Consider block(local(x), assume(x<0), sign(x)); facts(); sign(x);
Then maxima says that there is a fact x < 0 but after the end of block this fact should be removed as this is an assumption with respect to a local variable (there is the command "forget" to do this).
At the end sign(x) says that the sign of x is unknown which is the correct result.
Let me now explain two other problems:
assume(x > 0); asksign(x + 1); Here maxima knows that the sign is pos.
assume(a>b); asksign (a-b+1); Here maxima does not know the sign.
assume(x>0); assume(0 > x + 1); Here maxima knows that this is inconsistent.
assume(a>b); assume(b > a + 1); Here maxima does not see a problem.
Since asksign is often used by other functions it were nice if these things would work.
Often the only way to stop a function to ask signs is to say that it is zero because if you say for example that a-b+1 is positive, it will ask you the sign of a-b+2 etc.
My suggestion for the implementation, explained on the examples:
assume(a>b);
asksign (a-b+1);
1) declare res, x as local variables, assume(x > 0) (local assumption, they should be removed when going out of the block)
2) Search through all facts (in my example there is just the fact assume(a>b))
a) Bring it under the form a - b > 0
b) res : ratsubst(x, a-b, a-b+1);
c) If sign(res) is not equal to pnz, then return sign(res).
If at the end no sign has been determined, ask the user.
Remark: res = x + 1 so sign(res) = sign(x + 1) = pos
To test if it works, try
1) assume(-x^2+y+2z<0); asksign(-2z-y+x^2+1); The result should be pos.
2) assume(u-3v>0); asksign(-(u-3v)-1); The result should be neg.
Fact: assume(a>b);
We enter next: assume(b > a + 1);
1) declare res, x as local variables, assume(x > 0) (local assumption, they should be removed when going out of the block)
2) Bring b > a + 1 under the form b - a - 1 > 0
2) Search through all facts (in my example there is just the fact assume(a>b))
a) Bring it under the form a - b > 0
b) res : ratsubst(x, a-b, b - a - 1);
c) If sign(res) is not pos, then return [inconsistent].
If at the end no problem has been determined, then save the new assumption.

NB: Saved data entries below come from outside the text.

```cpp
struct OpenArgs { OView o; uint64_t N; uint32_t lde_bits, cap_height, n_idx; const uint64_t* idx ; uint64_t* leaves; uint64_t* sibs; };
__global__ void open_units_kernel(OpenArgs a) {
    const uint32_t q = blockIdx.x, u = blockIdx.y;
    const uint64_t index = a.idx[(uint64_t)u * a.n_idx + q];
    const uint32_t layers = a.lde_bits - a.cap_height;
    const uint64_t* lde = a.o.lde + (uint64_t)u * a.o.lde_us;
    const uint64_t* salt = a.o.salt ? a.o.salt + (uint64_t)u * a.o.salt_us : nullptr;
    uint64_t* lo = a.leaves + ((uint64_t)u * a.n_idx + q) * a.o.leaf_len;
    for (uint32_t c = threadIdx.x; c < a.o.leaf_len; c += blockDim.x)
        lo[c] = c < a.o.batch ? lde[(uint64_t)c * a.N + index] : salt[(uint64_t)(c - a.o.batch) * a.N + index];
    const uint64_t sub_leaves = 1ull << layers;
    const uint64_t* tree = a.o.digests + (uint64_t)u * a.o.dig_us + (index >> layers) * 2 * (sub_leaves - 1) * 4;
    const uint64_t k0 = index & (sub_leaves - 1);
    uint64_t* so = a.sibs + ((uint64_t)u * a.n_idx + q) * layers * 4;
    for (uint32_t e = threadIdx.x; e < layers * 4; e += blockDim.x) {
        const uint32_t layer = e >> 2;
        const uint64_t k = (k0 >> layer) ^ 1;
        so[e] = tree[digest_slot(layer, k) * 4 + (e & 3)];
    }
}
struct OpenFriArgs {
    const uint64_t* trees; uint64_t leaf_off[32], dig_off[32];
    uint64_t sib_off[32], sib_total;
// ... 291 lines not shown
        GL355_TRY(merkle_build_args_any(ctx, hasher, la, log2_u64(nl) - cap_h, tree_buf + dig_off[l], d_cap));
        GL355_HIP(ctx, ctx->d2h(stage, d_cap, (uint64_t)B * n_cap * 32));
        GL355_HIP(ctx, ctx->wait());
        UnitVals beta;
        memset(&beta, 0, sizeof beta);
        for (uint32_t u = 0; u < B; u++) {
            uint64_t* dst = p_fri_caps[u] + (uint64_t)l * n_cap * 4;
            memcpy(dst, stage + (uint64_t)u * n_cap * 4, n_cap * 32);
            gl355_challenger_observe(&ch[u], dst, n_cap * 4);
            gl355_challenger_squeeze(&ch[u], &beta.v[u * 4], 2);
            beta.v[u * 4] = gl_canon(beta.v[u * 4]); beta.v[u * 4 + 1] = gl_canon(beta.v[u * 4 + 1]);
        }
        {
            ProfScope ps(ctx, "fri_fold", (uint64_t)B * (len_c * 16 + len_c * 8));
            hipLaunchKernelGGL(fri_fold_units_kernel, dim3((uint32_t)((len_c / 2 + 255) / 256), B), dim3(256), 0, ctx->stream, cols, len_c, beta, cols2);
            LAUNCH_CHECK(ctx);
        }
        std::swap(cols, cols2);
        len_c >>= 1;
        shift = gl_mul(shift, shift);
    }
    GL355_HIP(ctx, ctx->d2h(stage, cols, (uint64_t)B * 2 * len_c * 8));
    GL355_HIP(ctx, ctx->wait());
    PowArgs pa;
    memset(&pa, 0, sizeof pa);
    std::vector<uint64_t*> p_pow(B);
    for (uint32_t u = 0; u < B; u++) {
        const uint64_t* c0 = stage + (uint64_t)u * 2 * len_c;
        for (uint64_t k = 0; k < len_c; k++) { out[u][2 * k] = c0[k]; out[u][2 * k + 1] = c0[len_c + k]; }
        gl355_challenger_observe(&ch[u], out[u], 2 * len_c);
        out[u] += 2 * len_c;
        p_pow[u] = out[u]; out[u] += 1;
        uint64_t st[12];
        uint32_t pos;
        if (gl355_challenger_pow_state(&ch[u], st, &pos) != GL355_OK) return ctx->fail(GL355_E_INVALID_ARG, "prove: challenger state");
        for (int k = 0; k < 12; k++) pa.state[u * 12 + k] = gl_canon(st[k]);
        pa.pos[u] = pos; pa.todo[u] = 1;
    }
    if (hasher == GL355_HASH_POSEIDON) {
        if (pd->pow_bits > 40) return ctx->fail(GL355_E_UNSUPPORTED, "pow: more than 40 bits of grinding refused");
        Scratch pb(ctx);
        GL355_TRY(pb.get(MAXB * 8));
        pa.best = reinterpret_cast<unsigned long long*>(pb.p);
        pa.bits = pd->pow_bits;
        GL355_HIP(ctx, hipMemsetAsync(pb.p, 0xFF, MAXB * 8, ctx->stream));
        uint64_t per_launch = 1ull << std::min<uint32_t>(std::max<uint32_t>(pd->pow_bits + 1, 12), 22);
        uint64_t base = 0;
        for (uint32_t left = B; left;) {
            ProfScope ps(ctx, "pow_grind", 0);
            pa.start = base;
            hipLaunchKernelGGL(pow_grind_units_kernel, dim3((uint32_t)(per_launch / 256), B), dim3(256), 0, ctx->stream, pa);
            LAUNCH_CHECK(ctx);
            GL355_HIP(ctx, ctx->d2h(stage, pb.p, (uint64_t)B * 8));
            GL355_HIP(ctx, ctx->wait());
            for (uint32_t u = 0; u < B; u++)
                if (pa.todo[u] && stage[u] != ~0ull) { *p_pow[u] = stage[u]; pa.todo[u] = 0; left--; }
            base += per_launch;
            if (per_launch < (1ull << 22)) per_launch <<= 1;
            if (base > (1ull << 44)) return ctx->fail(GL355_E_UNSUPPORTED, "pow: no witness found in 2^44 candidates");
        }
    } else {
        for (uint32_t u = 0; u < B; u++) GL355_TRY(pow_grind_any(ctx, hasher, &pa.state[u * 12], pa.pos[u], pd->pow_bits, 0, p_pow[u]));
    }
    std::vector<uint64_t> q_idx((uint64_t)B * nq_idx);
    for (uint32_t u = 0; u < B; u++) {
        gl355_challenger_observe(&ch[u], p_pow[u], 1);
        uint64_t resp;
        gl355_challenger_squeeze(&ch[u], &resp, 1);
        if (pd->pow_bits && (resp >> (64 - pd->pow_bits)) != 0) return ctx->fail(GL355_E_HIP, "prove: proof-of-work response check failed");
        gl355_challenger_squeeze(&ch[u], &q_idx[(uint64_t)u * nq_idx], nq_idx);
        for (uint32_t q = 0; q < nq_idx; q++) q_idx[(uint64_t)u * nq_idx + q] &= (N - 1);
    }
    Scratch ob(ctx);
    GL355_TRY(ob.get(((uint64_t)B * nq_idx + (uint64_t)B * open_words + 16) * 8));
    uint64_t* d_idx = ob.as<uint64_t>();
    uint64_t* d_open = d_idx + (uint64_t)B * nq_idx;
    GL355_HIP(ctx, hipMemcpyAsync(d_idx, q_idx.data(), (uint64_t)B * nq_idx * 8, hipMemcpyHostToDevice, ctx->stream));
    uint64_t off_leaf[4], off_sib[4], woff = 0;
    for (int o = 0; o < 4; o++) {
        off_leaf[o] = woff; woff += (uint64_t)B * nq_idx * leaf_lens[o];
        off_sib[o] = woff; woff += (uint64_t)B * nq_idx * depth0 * 4;
        OpenArgs oa;
        oa.o = *vs[o]; oa.N = N; oa.lde_bits = lde_bits; oa.cap_height = cap_h; oa.n_idx = nq_idx; oa.idx = d_idx;
        oa.leaves = d_open + off_leaf[o]; oa.sibs = d_open + off_sib[o];
        if (oa.o.leaf_len != leaf_lens[o]) return ctx->fail(GL355_E_HIP, "prove: internal leaf-length mismatch");
// ... 44 lines not shown
```

Baseline: 317.1 recursive proofs/s.

## Grind PoW in one persistent kernel with precomputed first round

```diff
diff --git a/include/gl355.h b/include/gl355.h
--- a/include/gl355.h
+++ b/include/gl355.h
@@ -168,6 +168,8 @@
                           uint64_t* witness);
 int32_t gl355_pow_grind(gl355_ctx* ctx, const uint64_t state[12], uint32_t pos, uint32_t bits,
                         uint64_t start, uint64_t* witness);
+int32_t gl355_pow_grind_units(gl355_ctx* ctx, uint32_t n_units, const uint64_t* states, const uint32_t* pos, uint32_t bits, uint64_t start,
+                              uint64_t* witness);
 
 typedef struct {
     uint64_t state[12];
diff --git a/stark-verifier_amd/_lib.py b/stark-verifier_amd/_lib.py
--- a/stark-verifier_amd/_lib.py
+++ b/stark-verifier_amd/_lib.py
@@ -169,6 +169,7 @@
     "gl355_fri_layer_commit": (C.c_int32, [vp, vp, C.c_uint64, C.c_uint32, vp, vp, vp]),
     "gl355_pow_grind_h": (C.c_int32, [vp, C.c_int32, vp, C.c_uint32, C.c_uint32, C.c_uint64, C.POINTER(C.c_uint64)]),
     "gl355_pow_grind": (C.c_int32, [vp, vp, C.c_uint32, C.c_uint32, C.c_uint64, C.POINTER(C.c_uint64)]),
+    "gl355_pow_grind_units": (C.c_int32, [vp, C.c_uint32, vp, vp, C.c_uint32, C.c_uint64, vp]),
     "gl355_comm_unique_id": (C.c_int32, [C.c_int32, C.c_char_p]),
     "gl355_comm_host_id": (C.c_int32, [C.c_char_p, C.c_uint16, C.c_char_p]),
     "gl355_comm_create": (C.c_int32, [vp, C.c_int32, C.c_char_p, C.c_int32, C.c_int32, C.POINTER(vp)]),
diff --git a/stark-verifier_amd/api.py b/stark-verifier_amd/api.py
--- a/stark-verifier_amd/api.py
+++ b/stark-verifier_amd/api.py
@@ -190,6 +190,14 @@
         w = C.c_uint64()
         self.check(self.lib.gl355_pow_grind(self.h, _ptr(s), pos, bits, start, C.byref(w)))
         return w.value
+
+    def pow_grind_units(self, states, pos, bits, start=0):
+        s = _u64(states).reshape(-1, 12)
+        p = np.ascontiguousarray(pos, dtype=np.uint32)
+        assert p.shape == (s.shape[0],)
+        w = np.empty(s.shape[0], dtype=np.uint64)
+        self.check(self.lib.gl355_pow_grind_units(self.h, s.shape[0], _ptr(s), p.ctypes.data_as(C.c_void_p), bits, start, _ptr(w)))
+        return w
 
     def zs_partial_products(self, wires, sigmas, k_is, max_degree, beta, gamma):
         w, s, k = _u64(wires), _u64(sigmas), _u64(k_is)
diff --git a/stark-verifier_amd/csrc/capi.hip b/stark-verifier_amd/csrc/capi.hip
--- a/stark-verifier_amd/csrc/capi.hip
+++ b/stark-verifier_amd/csrc/capi.hip
@@ -549,6 +549,12 @@
     if (!state || !witness || pos >= 8) return ctx->fail(GL355_E_INVALID_ARG, "pow_grind: bad argument");
     return pow_grind_any(ctx, hasher, state, pos, bits, start, witness);
 }
+int32_t gl355_pow_grind_units(gl355_ctx* h, uint32_t n_units, const uint64_t* states, const uint32_t* pos, uint32_t bits, uint64_t start,
+                              uint64_t* witness) {
+    CTX_OR_FAIL(h);
+    if (!states || !pos || !witness || n_units == 0 || n_units > GL355_MAX_UNITS) return ctx->fail(GL355_E_INVALID_ARG, "pow_grind_units: bad argument");
+    return pow_grind_units_dev(ctx, n_units, states, pos, bits, start, witness);
+}
 
 int32_t gl355_zs_partial_products(gl355_ctx* h, const uint64_t* wires, const uint64_t* sigmas, const uint64_t* k_is,
                                   uint32_t log_n, uint32_t n_routed, uint32_t max_degree, uint64_t beta, uint64_t gamma,
diff --git a/stark-verifier_amd/csrc/gl355_internal.h b/stark-verifier_amd/csrc/gl355_internal.h
--- a/stark-verifier_amd/csrc/gl355_internal.h
+++ b/stark-verifier_amd/csrc/gl355_internal.h
@@ -210,6 +210,8 @@
                              uint64_t* siblings);
 int32_t pow_grind_dev(Ctx* ctx, const uint64_t state[12], uint32_t pos, uint32_t bits, uint64_t start,
                       uint64_t* witness_host);
+int32_t pow_grind_units_dev(Ctx* ctx, uint32_t n, const uint64_t* states, const uint32_t* pos, uint32_t bits, uint64_t start,
+                            uint64_t* witnesses);
 
 int32_t deep_batch_dev(Ctx* ctx, const uint64_t* const* poly_ptrs_host, uint32_t n_polys, uint32_t log_n,
                        const uint64_t alpha[2], const uint64_t z[2], uint64_t* acc );
diff --git a/stark-verifier_amd/csrc/merkle.hip b/stark-verifier_amd/csrc/merkle.hip
--- a/stark-verifier_amd/csrc/merkle.hip
+++ b/stark-verifier_amd/csrc/merkle.hip
@@ -216,18 +216,37 @@
     for (int k = 0; k < 4; k++) out[4 * i + k] = gl_canon(s[k]);
 }
 
-__global__ void __launch_bounds__(256) pow_grind_kernel(const uint64_t* state, uint32_t pos, uint32_t bits,
-                                                       uint64_t start, unsigned long long* best) {
-    const uint64_t w = start + blockIdx.x * (uint64_t)blockDim.x + threadIdx.x;
-    if (w > __hip_atomic_load(best, __ATOMIC_RELAXED, __HIP_MEMORY_SCOPE_AGENT)) return;
-    uint64_t s[12];
-#pragma unroll
-    for (int k = 0; k < 12; k++) s[k] = state[k];
-#pragma unroll
-    for (int k = 0; k < 12; k++) if ((uint32_t)k == pos) s[k] = w;
-    psd_permute(s);
-    const uint64_t resp = gl_canon(s[7]);
-    if (bits == 0 || (resp >> (64 - bits)) == 0) atomicMin(best, (unsigned long long)w);
+struct PowStates { uint64_t state[GL355_MAX_UNITS * 12]; uint32_t pos[GL355_MAX_UNITS]; };
+__global__ void pow_pre_kernel(PowStates in, uint32_t n, PsdPowPre* pre) {
+    const uint32_t u = threadIdx.x;
+    if (u >= n) return;
+    uint64_t st[12];
+#pragma unroll
+    for (int k = 0; k < 12; k++) st[k] = in.state[u * 12 + k];
+    psd_pow_pre(st, in.pos[u], pre[u]);
+}
+constexpr uint64_t POW_GIVE_UP = 1ull << 44;
+#ifndef POW_UNIT_SHARE_LOG
+#define POW_UNIT_SHARE_LOG 4
+#endif
+__global__ void __launch_bounds__(256) pow_grind_kernel(const PsdPowPre* __restrict__ pre, uint32_t n, uint32_t bits, uint64_t start,
+                                                       unsigned long long* best, unsigned long long* next) {
+    const uint32_t lane = threadIdx.x & 63;
+    const uint32_t u = __builtin_amdgcn_readfirstlane((blockIdx.x * (blockDim.x >> 6) + (threadIdx.x >> 6)) % n);
+    uint64_t k[12];
+    uint32_t col[12];
+#pragma unroll
+    for (int r = 0; r < 12; r++) { k[r] = pre[u].k[r]; col[r] = pre[u].col[r]; }
+    const uint64_t rc_pos = pre[u].rc_pos;
+    for (;;) {
+        unsigned long long c = 0;
+        if (lane == 0) c = atomicAdd(next + u, 64ull);
+        c = ((uint64_t)__builtin_amdgcn_readfirstlane((uint32_t)(c >> 32)) << 32) | __builtin_amdgcn_readfirstlane((uint32_t)c);
+        if (c >= POW_GIVE_UP || start + c > __hip_atomic_load(best + u, __ATOMIC_RELAXED, __HIP_MEMORY_SCOPE_AGENT)) break;
+        const uint64_t w = start + c + lane;
+        const uint64_t resp = gl_canon(psd_pow_lane7(k, col, rc_pos, w));
+        if (bits == 0 || (resp >> (64 - bits)) == 0) atomicMin(best + u, (unsigned long long)w);
+    }
 }
 
 __global__ void open_batch_kernel(const uint64_t* lde, uint64_t stride, uint32_t leaf_len, const uint64_t* digests,
@@ -355,33 +374,52 @@
     return GL355_OK;
 }
 
+int32_t pow_grind_units_dev(Ctx* ctx, uint32_t n, const uint64_t* states, const uint32_t* pos, uint32_t bits, uint64_t start,
+                            uint64_t* witnesses) {
+    if (n == 0 || n > GL355_MAX_UNITS) return ctx->fail(GL355_E_INVALID_ARG, "pow: bad number of proofs");
+    if (bits > 40) return ctx->fail(GL355_E_UNSUPPORTED, "pow: more than 40 bits of grinding refused");
+    if (start > ~0ull - POW_GIVE_UP) return ctx->fail(GL355_E_INVALID_ARG, "pow: start too large");
+    PowStates in;
+    memset(&in, 0, sizeof in);
+    for (uint32_t u = 0; u < n; u++) {
+        if (pos[u] >= 8) return ctx->fail(GL355_E_INVALID_ARG, "pow: witness position must be in the rate part");
+        for (int i = 0; i < 12; i++) in.state[u * 12 + i] = gl_canon(states[u * 12 + i]);
+        in.pos[u] = pos[u];
+    }
+    int per_cu = 0, n_cu = 0;
+    GL355_HIP(ctx, hipOccupancyMaxActiveBlocksPerMultiprocessor(&per_cu, pow_grind_kernel, 256, 0));
+    GL355_HIP(ctx, hipDeviceGetAttribute(&n_cu, hipDeviceAttributeMultiprocessorCount, ctx->device));
+    if (per_cu < 1 || n_cu < 1) return ctx->fail(GL355_E_HIP, "pow: no occupancy");
+    const uint64_t lone = 1ull << std::min<uint32_t>(std::max<uint32_t>(bits + 1, 12), 22);
+    const uint64_t want = std::max<uint64_t>(lone, (uint64_t)n * (lone >> POW_UNIT_SHARE_LOG)) / 256;
+    const uint32_t blocks = (uint32_t)std::max<uint64_t>(n, std::min<uint64_t>(want, (uint64_t)per_cu * n_cu));
+    Scratch sc(ctx);
+    GL355_TRY(sc.get(n * sizeof(PsdPowPre) + 2 * GL355_MAX_UNITS * sizeof(uint64_t)));
+    PsdPowPre* d_pre = sc.as<PsdPowPre>();
+    unsigned long long* d_best = reinterpret_cast<unsigned long long*>(d_pre + n);
+    unsigned long long* d_next = d_best + GL355_MAX_UNITS;
+    GL355_HIP(ctx, hipMemsetAsync(d_best, 0xFF, GL355_MAX_UNITS * sizeof(uint64_t), ctx->stream));
+    GL355_HIP(ctx, hipMemsetAsync(d_next, 0, GL355_MAX_UNITS * sizeof(uint64_t), ctx->stream));
+    {
+        ProfScope ps(ctx, "pow_grind", 0);
+        hipLaunchKernelGGL(pow_pre_kernel, dim3(1), dim3(64), 0, ctx->stream, in, n, d_pre);
+        hipLaunchKernelGGL(pow_grind_kernel, dim3(blocks), dim3(256), 0, ctx->stream, d_pre, n, bits, start, d_best, d_next);
+        GL355_HIP(ctx, hipGetLastError());
+    }
+    uint64_t best[GL355_MAX_UNITS];
+    GL355_HIP(ctx, ctx->d2h(best, d_best, n * sizeof(uint64_t)));
+    GL355_HIP(ctx, ctx->wait());
+    for (uint32_t u = 0; u < n; u++) {
+        if (best[u] == ~0ull) return ctx->fail(GL355_E_UNSUPPORTED, "pow: no witness found in 2^44 candidates");
+        witnesses[u] = best[u];
+    }
+    return GL355_OK;
+}
+
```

Remark: res = -x-1 so sign(res) = neg and [inconsistent] is returned.
Best regards
local does not work for "assume" variables, because assume maintains a global database. To control visibility of assumptions, use the context family of functions (?? context). The problem here is that local does not actually create a new local variable. It reuses the existing one, and saves and restores its properties. All problematic....